# Zilla life?



## jmeier1981 (Aug 10, 2009)

Eceryone here seems to love the Zillas, does anyone have more than a couple hundred miles on them yet? Im curious how they wear long term.


----------



## Bootlegger (Dec 18, 2008)

The first set of 27's I had wore just as good as any other tire except Bighorns. I h4ave about 300 on them and they look fine.


----------



## Metal Man (Dec 17, 2008)

I have about 400 miles on mine. They show some wear but still look fine.


----------



## bayou_boy_22 (Mar 13, 2009)

i have about 250 and they still look fine.


----------



## jmeier1981 (Aug 10, 2009)

If you had to guess, how many miles do you think you will get out of them?


----------



## Polaris425 (Dec 16, 2004)

4,356.79


----------



## hondarecoveryman (Feb 28, 2009)

:haha: Thats messed up 425


----------



## DjScrimm (Jan 2, 2009)

Must of done a lil' calculus to get that answer!!


----------



## jmeier1981 (Aug 10, 2009)

Polaris425 said:


> 4,356.79


 
Im not asking for a magic number just a rough ballpark guess like 1000-1500. I dont have any experience in this area so I dont have the slightest clue if I should expect 1000miles or 10000miles. So far the most use anyone has had with these a is ab out 400miles and I could easily put that on in a month.


----------



## 08GreenBrute (Jul 13, 2009)

it depends on if you ride the roads or hard packed rocks its all on what terrain you ride on as to how long then will last


----------



## Polaris425 (Dec 16, 2004)

jmeier1981 said:


> Im not asking for a magic number just a rough ballpark guess like 1000-1500. I dont have any experience in this area so I dont have the slightest clue if I should expect 1000miles or 10000miles. So far the most use anyone has had with these a is ab out 400miles and I could easily put that on in a month.

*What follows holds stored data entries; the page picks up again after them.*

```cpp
#if RG_SETCONST
struct RgSetconstX { float cdof[6 * RG_MAXNV], off[3 * RG_MAXBODY], x[RG_MAXNV], y[RG_MAXNV], dg[RG_MAXNV]; };
static inline size_t rg_lds_setconst_bytes() { return sizeof(RgLds) + sizeof(RgSetconstX); }
__global__ void __launch_bounds__(RG_WAVE) rg_setconst_kernel(const RgModelDev* mp, RgLaunch launch, float* envprm) {
  RG_MAKE_CTX();
  RgM m = RG_M(c);
  RgLRef L = RG_L(c);
  RgLds& s = RG_S();
  RgSetconstX& X = *(RgSetconstX*)((char*)&s + sizeof(RgLds));
  const int e = blockIdx.x;
  if (e >= L.bt.B) return;
  if (L.bt.active && !L.bt.active[e]) return;
  PFOR(i, m.nq) s.qpos[i] = m.qpos0[i];
  if (LANE == 0) { s.has_xfrc = 0; s.status = 0; }
  st_build_row_desc(c);
  SYNC();
  st_kinematics(c); st_com_pos(c); st_tendon(c);
  PFOR(i, 6 * m.nv) X.cdof[i] = s.cdof[i];
  for (int b = 1 + LANE; b < m.nbody; b += RG_WAVE) st3(X.off + 3 * b, rg_xipos(m, s, b) - ld3(s.org + 3 * s.b2org[b]));
  SYNC();
  st_crb(c);
  LtdlDesc D;
  rg_ltdl_load(m.ltdl_tri, m.ltdl_pair, m.n_tri_rounds, m.n_pair_rounds, D);
  rg_M_to_blocks(m, s);
  const int d = LANE; const bool on = d < m.nv;
  const int blk = on ? m.dof_blk[d] : 0, akk = (blk & 0xFFFF) + d - ((blk >> 16) & 255);
  rg_ltdl_factor(s, D);
  float* P = envprm + (size_t)e * RG_NPRM;
  for (int i = 0; i < m.nv; i++) {
    if (on) X.x[d] = d == i ? 1.f : 0.f;
    SYNC();
    rg_ltdl_solve(s, D, X.x, d, on, akk);
    if (LANE == 0) X.dg[i] = X.x[i];
    SYNC();
  }
  PFOR(j, m.njnt) {
    const int da = m.jnt_dofadr[j], t = m.jnt_type[j];
    if (t == RG_JNT_FREE || t == RG_JNT_BALL) {
      for (int h = 0; h < (t == RG_JNT_FREE ? 2 : 1); h++) {
        const float a = (X.dg[da + 3 * h] + X.dg[da + 3 * h + 1] + X.dg[da + 3 * h + 2]) * (1.f / 3.f);
        for (int k = 0; k < 3; k++) P[RG_PRM_DOF_INVWEIGHT0 + da + 3 * h + k] = a;
      }
    } else P[RG_PRM_DOF_INVWEIGHT0 + da] = X.dg[da];
  }
  for (int b = 1; b < m.nbody; b++) {
    if ((m.body_depth[b] & 255) == 0) { if (LANE == 0) { P[RG_PRM_BODY_INVWEIGHT0 + 2 * b] = 0.f; P[RG_PRM_BODY_INVWEIGHT0 + 2 * b + 1] = 0.f; } continue; }
    float tr[2] = {0.f, 0.f};
    const v3 off = ld3(X.off + 3 * b);
    for (int k = 0; k < 6; k++) {
      float v = 0.f;
      if (on && in_chain(m, b, d)) {
        const v3 ang = ld3(X.cdof + 6 * d), jc = k < 3 ? ld3(X.cdof + 6 * d + 3) + cross(ang, off) : ang;
        const int kk = k < 3 ? k : k - 3;
        v = kk == 0 ? jc.x : (kk == 1 ? jc.y : jc.z);
      }
      if (on) { X.x[d] = v; X.y[d] = v; }
      SYNC();
      rg_ltdl_solve(s, D, X.x, d, on, akk);
      tr[k < 3 ? 0 : 1] += wave_sum(on ? X.x[d] * X.y[d] : 0.f);
      SYNC();
    }
    if (LANE == 0) { P[RG_PRM_BODY_INVWEIGHT0 + 2 * b] = fmaxf(1e-15f, tr[0] * (1.f / 3.f)); P[RG_PRM_BODY_INVWEIGHT0 + 2 * b + 1] = fmaxf(1e-15f, tr[1] * (1.f / 3.f)); }
  }
  for (int t = 0; t < m.ntendon; t++) {
    float v = 0.f;
    if (on) for (int q = 0; q < 4; q++) if (m.ten_dofs[4 * t + q] == d) v += s.tenJ[4 * t + q];
    if (on) { X.x[d] = v; X.y[d] = v; }
    SYNC();
    rg_ltdl_solve(s, D, X.x, d, on, akk);
    const float w = wave_sum(on ? X.x[d] * X.y[d] : 0.f);
    SYNC();
    if (LANE == 0) P[RG_PRM_TENDON_INVWEIGHT0 + t] = fmaxf(1e-15f, w);
  }
  if (LANE == 0 && s.status) L.bt.status[e] |= s.status;
}
#endif

__global__ void rg_copy_rows_kernel(float* dst, const float* src, const int* mask, int n, int col0, int ncols, float* pairlb, int npair) {
  int e = blockIdx.x;
  if (!mask[e]) return;
  for (int i = LANE; i < ncols; i += RG_WAVE) dst[(size_t)e * n + col0 + i] = src[(size_t)e * ncols + i];
// ... 14 lines not shown
```

### robogym_amd/csrc/rg_types.h

```cpp
#pragma once
#include <stdint.h>

#define RG_MAXNQ 40
#define RG_MAXNV 36
#define RG_MAXBODY 32
#define RG_MAXJNT 32
#define RG_MAXGEOM 66
#define RG_MAXSITE 40
#define RG_MAXTEN 12
#define RG_MAXU 20
#define RG_MAXFRIC 32
#define RG_MAXSROW 96
#define RG_MAXNVC 32
#define RG_HWORDS 1124
#define RG_MAXNM 160
#define RG_CELLN 8
#define RG_NCELL (6 * RG_CELLN * RG_CELLN)
#define RG_LTDL_TRI_ROUNDS 12
#define RG_LTDL_PAIR_ROUNDS 8
#define RG_KINREC 20
#define RG_MAXDEPTH 8
#define RG_MAXSENSOR 8
#define RG_PAIRREC 28
#define RG_PAIR_SCALED1 (1 << 28)
#define RG_PAIR_SCALED2 (1 << 29)
#define RG_TLIST 320
#define RG_MAXROW 64
#define RG_W 14
#define RG_WAVE 64

enum {
  RG_PRM_GRAVITY = 0,
  RG_PRM_TIMESTEP = 3,
  RG_PRM_DOF_DAMPING = 4,
  RG_PRM_DOF_ARMATURE = RG_PRM_DOF_DAMPING + RG_MAXNV,
  RG_PRM_DOF_FRICTIONLOSS = RG_PRM_DOF_ARMATURE + RG_MAXNV,
  RG_PRM_DOF_INVWEIGHT0 = RG_PRM_DOF_FRICTIONLOSS + RG_MAXNV,
  RG_PRM_BODY_MASS = RG_PRM_DOF_INVWEIGHT0 + RG_MAXNV,
  RG_PRM_BODY_INERTIA = RG_PRM_BODY_MASS + RG_MAXBODY,
  RG_PRM_BODY_INVWEIGHT0 = RG_PRM_BODY_INERTIA + 3 * RG_MAXBODY,
  RG_PRM_JNT_RANGE = RG_PRM_BODY_INVWEIGHT0 + 2 * RG_MAXBODY,
  RG_PRM_TENDON_RANGE = RG_PRM_JNT_RANGE + 2 * RG_MAXJNT,
  RG_PRM_TENDON_INVWEIGHT0 = RG_PRM_TENDON_RANGE + 2 * RG_MAXTEN,
  RG_PRM_ACT_GAINPRM = RG_PRM_TENDON_INVWEIGHT0 + RG_MAXTEN,
  RG_PRM_ACT_CTRLRANGE = RG_PRM_ACT_GAINPRM + 10 * RG_MAXU,
  RG_PRM_ACT_FORCERANGE = RG_PRM_ACT_CTRLRANGE + 2 * RG_MAXU,
  RG_PRM_GEOM_FRICTION = RG_PRM_ACT_FORCERANGE + 2 * RG_MAXU,
  RG_PRM_XFRC = RG_PRM_GEOM_FRICTION + 3 * RG_MAXGEOM,
  RG_PRM_SITE_POS = RG_PRM_XFRC + 6 * RG_MAXBODY,
  RG_PRM_GEOM_SCALE = RG_PRM_SITE_POS + 3 * RG_MAXSITE,
  RG_PRM_JNT_MARGIN = RG_PRM_GEOM_SCALE + 1,
  RG_PRM_GEOM_SOLREF = RG_PRM_JNT_MARGIN + RG_MAXJNT,
  RG_PRM_GEOM_SOLIMP = RG_PRM_GEOM_SOLREF + 2 * RG_MAXGEOM,
  RG_NPRM = RG_PRM_GEOM_SOLIMP + 5 * RG_MAXGEOM
};

enum {
  RG_XD_XPOS = 0,
  RG_XD_XQUAT = RG_XD_XPOS + 3 * RG_MAXBODY,
  RG_XD_SITE_XPOS = RG_XD_XQUAT + 4 * RG_MAXBODY,
  RG_XD_ACT_FORCE = RG_XD_SITE_XPOS + 3 * RG_MAXSITE,
  RG_XD_NCON = RG_XD_ACT_FORCE + RG_MAXU,
  RG_XD_CONTACT = RG_XD_NCON + 1,
  RG_XD_SENSOR = RG_XD_CONTACT + 3 * 32,
  RG_XDATA = RG_XD_SENSOR + 8
};

#define RG_STATUS_BAD_STATE 1u
#define RG_STATUS_CON_FULL 2u
#define RG_STATUS_CAND_FULL 4u
#define RG_STATUS_ROW_FULL 8u
#define RG_STATUS_BAD_FACTOR 16u
#define RG_STATUS_BAD_ACTION 32u
#define RG_STATUS_SCHED 64u

enum { RG_JNT_FREE = 0, RG_JNT_BALL = 1, RG_JNT_SLIDE = 2, RG_JNT_HINGE = 3 };
enum { RG_GEOM_PLANE = 0, RG_GEOM_SPHERE = 2, RG_GEOM_CAPSULE = 3, RG_GEOM_ELLIPSOID = 4, RG_GEOM_CYLINDER = 5, RG_GEOM_BOX = 6, RG_GEOM_MESH = 7 };
enum { RG_WRAP_JOINT = 1, RG_WRAP_PULLEY = 2, RG_WRAP_SITE = 3, RG_WRAP_SPHERE = 4, RG_WRAP_CYLINDER = 5 };

struct RgModelDev {
  int nq, nv, nu, nbody, njnt, ngeom, nsite, ntendon, nwrap, nmesh;
  int nlevel, ndoflevel, nM, npair, nstatic, nfric_dof, nfric_ten, nlim_jnt, nlim_ten;
  int nvc, hs, blkwords, ntree, maxtree;
  const int *dof_blk, *dof_blk2, *c_blk, *d2c, *c2d;
  int iterations, mpr_iterations, cone;
  float timestep, gravity[3], tolerance, impratio, mpr_tolerance, meaninertia;
  const int *body_parentid, *body_rootid, *body_jntadr, *body_jntnum, *body_dofadr, *body_dofnum, *body_lastdof;
  const float *body_pos, *body_quat, *body_ipos, *body_iquat, *body_mass, *body_inertia, *body_invweight0;
  const int *ltdl_tri, *ltdl_pair;
  int n_tri_rounds, n_pair_rounds;
  const int *ltdl_tri_c, *ltdl_pair_c;
  int n_tri_rounds_c, n_pair_rounds_c, tree_newton_ok;
  const int* subtree_mask;
  const float* body_rec;
  const int* body_depth;
  const int* body_chain;
  const float *static_xpos, *static_xquat;
  const int *root_origin_body, *body_orgslot;
  const float* root_origin_const;
  const float* org_rec;
  const uint32_t* body_dofmask;
  const int *jnt_type, *jnt_qposadr, *jnt_dofadr, *jnt_bodyid;
  const float *jnt_pos, *jnt_axis, *jnt_stiffness, *jnt_range, *jnt_margin, *jnt_solref, *jnt_solimp;
  const int *dof_bodyid, *dof_jntid, *dof_parentid;
  const float *dof_armature, *dof_damping, *dof_frictionloss, *dof_solref, *dof_solimp, *dof_invweight0;
  const float *qpos0, *qpos_spring;
  const int *lvl_dof, *lvl_dof_adr, *M_i, *M_j, *M_lvl_adr, *desc_adr, *desc;
  const float* prm_default;
// ... 88 lines not shown
```

Before: 2.010 million.

## Widen mesh support cells to eight inline records and hand over first MPR support

After: 2.003 million. Within noise of the previous version (-0.4%).

```diff
diff --git a/include/rgstep.h b/include/rgstep.h
--- a/include/rgstep.h
+++ b/include/rgstep.h
@@ -164,6 +164,7 @@
 int rg_wrap_args_size(void);
 int rg_batch_set_constants(rg_batch* b, const int* mask_dev, void* stream);
 int rg_batch_mpr_pair(rg_batch* b, int g1, int g2, float margin, float* out_dev, void* stream);
+int rg_batch_mpr_pair_ex(rg_batch* b, int g1, int g2, float margin, int flags, float* out_dev, void* stream);
 int rg_batch_items_info(const rg_batch* b, int* slots, int* queues);
 int rg_obs_dim(const rg_batch* b);
 int rg_debug_size(void);
diff --git a/robogym_amd/_native.py b/robogym_amd/_native.py
--- a/robogym_amd/_native.py
+++ b/robogym_amd/_native.py
@@ -156,7 +156,7 @@
 EXPORTS = [
     "rg_model_create", "rg_model_free", "rg_model_dims", "rg_batch_create", "rg_batch_free", "rg_batch_set_env",
     "rg_batch_copy", "rg_batch_reset", "rg_batch_step", "rg_obs_dim", "rg_debug_size", "rg_lds_bytes", "rg_sync",
-    "rg_last_error", "rg_batch_mpr_pair", "rg_batch_copy_rows", "rg_batch_step_ex", "rg_batch_field_ptr", "rg_model_create_on", "rg_model_npair",
+    "rg_last_error", "rg_batch_mpr_pair", "rg_batch_mpr_pair_ex", "rg_batch_copy_rows", "rg_batch_step_ex", "rg_batch_field_ptr", "rg_model_create_on", "rg_model_npair",
     "rg_lds_bytes_cfg", "rg_env_post_step", "rg_post_args_size", "rg_batch_enable_env_params", "rg_prm_layout", "rg_xdata_layout", "rg_batch_set_constants", "rg_batch_items_info",
     "rb_model_create", "rb_model_free", "rb_model_info", "rb_scratch_offset", "rb_batch_create", "rb_batch_free", "rb_batch_reset", "rb_batch_set_env",
     "rb_batch_field_ptr", "rb_batch_step", "rb_batch_step_ex", "rb_env_post_step", "rb_post_args_size", "rb_cube_ops", "rb_batch_step_tcp", "ra_env_post_step", "ra_post_args_size",
@@ -199,6 +199,8 @@
     L.rg_batch_copy_rows.argtypes = [vp, ci, vp, vp, ci, ci, vp]
     L.rg_batch_step.argtypes = [vp, vp, vp, vp, vp, vp, ci, ci, ci, vp]
     L.rg_batch_mpr_pair.argtypes = [vp, ci, ci, cf, vp, vp]
+    if hasattr(L, "rg_batch_mpr_pair_ex"):
+        L.rg_batch_mpr_pair_ex.argtypes = [vp, ci, ci, cf, ci, vp, vp]
     L.rg_obs_dim.argtypes = [vp]
     L.rg_debug_size.restype = ci
     L.rg_lds_bytes.restype = ci
@@ -290,6 +292,7 @@
 RG_FLAG_SUBSTEP_ITEMS = 128
 RG_FLAG_CAPACITY_TEST_HOOK = 512
 RG_FLAG_DESERT_QUEUE0 = 1024
+RG_FLAG_NO_SUPPORT_HANDOVER = 2048
 RG_STATUS_SCHED = 64
 RG_FLAG_RESUME = 256
 
diff --git a/robogym_amd/csrc/rb_kernel.h b/robogym_amd/csrc/rb_kernel.h
--- a/robogym_amd/csrc/rb_kernel.h
+++ b/robogym_amd/csrc/rb_kernel.h
@@ -1258,7 +1258,7 @@
       A.margin = B.margin = plane ? 0.f : 0.5f * margin;
     }
     v3 sep, dir = mk3(0, 0, 0); float depth = 0;
-    const bool mh = rg_mpr<4>(E, A, B, m.mpr_iterations, m.mpr_tolerance, depth, dir, pos, sep, active && !plane && !special);
+    const bool mh = rg_mpr<4, RB_CELLW>(E, A, B, m.mpr_iterations, m.mpr_tolerance, depth, dir, pos, sep, active && !plane && !special, false, SupPt());
     if (active && !plane && !special) {
       hit = mh && dot(dir, dir) > 0.25f;
       dist = margin - depth; nrm = normalized(dir); pos = pos + p1;
@@ -1266,7 +1266,7 @@
     const v3 pn = qrot(ldq(A.quat), mk3(0, 0, 1));
     MprGeom Bs = B;
     if (!(active && plane && !special)) { Bs.type = RG_GEOM_SPHERE; Bs.mesh = -1; Bs.size = mk3(0, 0, 0); }
-    const v3 sp = rg_support<4>(E, Bs, (active && plane && !special) ? pn * -1.0f : mk3(0, 0, 1));
+    const v3 sp = rg_support<4, RB_CELLW>(E, Bs, (active && plane && !special) ? pn * -1.0f : mk3(0, 0, 1));
     if (active && plane && !special) {
       dist = dot(sp, pn);
       hit = dist <= margin;
diff --git a/robogym_amd/csrc/rb_types.h b/robogym_amd/csrc/rb_types.h
--- a/robogym_amd/csrc/rb_types.h
+++ b/robogym_amd/csrc/rb_types.h
@@ -17,6 +17,7 @@
 #define RB_CONW 24
 #define RB_STARB 5
 #define RB_MLONG 8
+#define RB_CELLW 4
 #define RB_NW 22
 
 #define RB_INT_ARRAYS(X) \
diff --git a/robogym_amd/csrc/rg_api.hip b/robogym_amd/csrc/rg_api.hip
--- a/robogym_amd/csrc/rg_api.hip
+++ b/robogym_amd/csrc/rg_api.hip
@@ -393,17 +393,17 @@
     std::vector<int> vadr, cadr, vidx;
     if (!get_i(B, "mesh_vertadr", vadr, e) || !get_i(B, "k_mesh_cell_adr", cadr, e) || !get_i(B, "k_mesh_cell_vidx", vidx, e)) return bail(e, m);
     if (cadr.size() != (size_t)d.nmesh * RG_NCELL) return bail("k_mesh_cell_adr has the wrong size (RG_CELLN mismatch?)", m);
-    std::vector<float> blk((size_t)d.nmesh * RG_NCELL * 16, 0.f), ovf(4, 0.f);
+    std::vector<float> blk((size_t)d.nmesh * RG_NCELL * (4 * RG_CELLW), 0.f), ovf(4, 0.f);
     for (int mi = 0; mi < d.nmesh; mi++) for (int c = 0; c < RG_NCELL; c++) {
       size_t ce = (size_t)mi * RG_NCELL + c;
       int e = cadr[ce], start = e >> 8, cnt = e & 255;
       if (cnt < 1 || (size_t)(start + cnt) > vidx.size()) return bail("bad support cell", m);
       cadr[ce] = (int)((ovf.size() / 4) << 8) | cnt;
-      for (int k = 0; k < (cnt > 4 ? cnt : 4); k++) {
+      for (int k = 0; k < (cnt > RG_CELLW ? cnt : RG_CELLW); k++) {
         int vi = vidx[start + (k < cnt ? k : cnt - 1)]; size_t src = (size_t)(vadr[mi] + vi);
         if (vi < 0 || src * 3 + 2 >= fv.size()) return bail("bad support cell vertex", m);
         float o[4] = {fv[3 * src], fv[3 * src + 1], fv[3 * src + 2], 0.f}; memcpy(o + 3, &vi, 4);
-        if (k < 4) memcpy(blk.data() + ce * 16 + 4 * k, o, 16); else ovf.insert(ovf.end(), o, o + 4);
+        if (k < RG_CELLW) memcpy(blk.data() + (ce * RG_CELLW + k) * 4, o, 16); else ovf.insert(ovf.end(), o, o + 4);
       }
     }
     if (!upload<int>(m, cadr, &d.mesh_cell_adr) || !upload<float>(m, blk, &d.mesh_cell_blk) || !upload<float>(m, ovf, &d.mesh_cell_ovf)) return bail("hipMalloc failed", m); }
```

Well, a magic number is all your going to get. This tire hasnt been on the market long enough for anyone to know how they will stand up to high-milage abuse. And as a general rule here, Our members dont give out imformation unless they know they are correct. We dont guess. Thats what makes this forum so great, when you get an answer, you can _usually_ bet on it %100. 

My advice, ONCE AGAIN, if you are THAT worried about tire wear, and high-milage, spend the extra money, and get mudlight XTR's. They are a radial tire, and should last a long time regardless of the terrain. They are decent in the mud as well. My neighbor (RDWD) has them on his brute, he rides around the 'hood on the concrete all the time, and they look exactly the same as they did when I met him in May.


----------



## GWNBrute (Mar 4, 2009)

IMO tires are to hard to tell someone how long they are going to last for the simple fact that there are to many variables to consider. Tires that last me 1000miles may be only able to last the next guy down the road 200 miles.


----------



## hondarecoveryman (Feb 28, 2009)

If tire wear is your concern look into the ITP589's I have over 1000 miles on mine now and still about 30% tread left ,thats personal exp not a guess


----------



## chuckster504 (Dec 14, 2009)

Hey guys I just joined in on the site today, coming over from highlifters, thought Id chime in...
I have the 30 zillas right now and I have a little over 1300 miles on mine and they are still about 80% tread left, and I took a 2 week vacation to ride up north (about 1000 miles during that trip) and 5 miles each day we went out was down a paved asphalt road. The front of the tips are starting to round out pretty good though


----------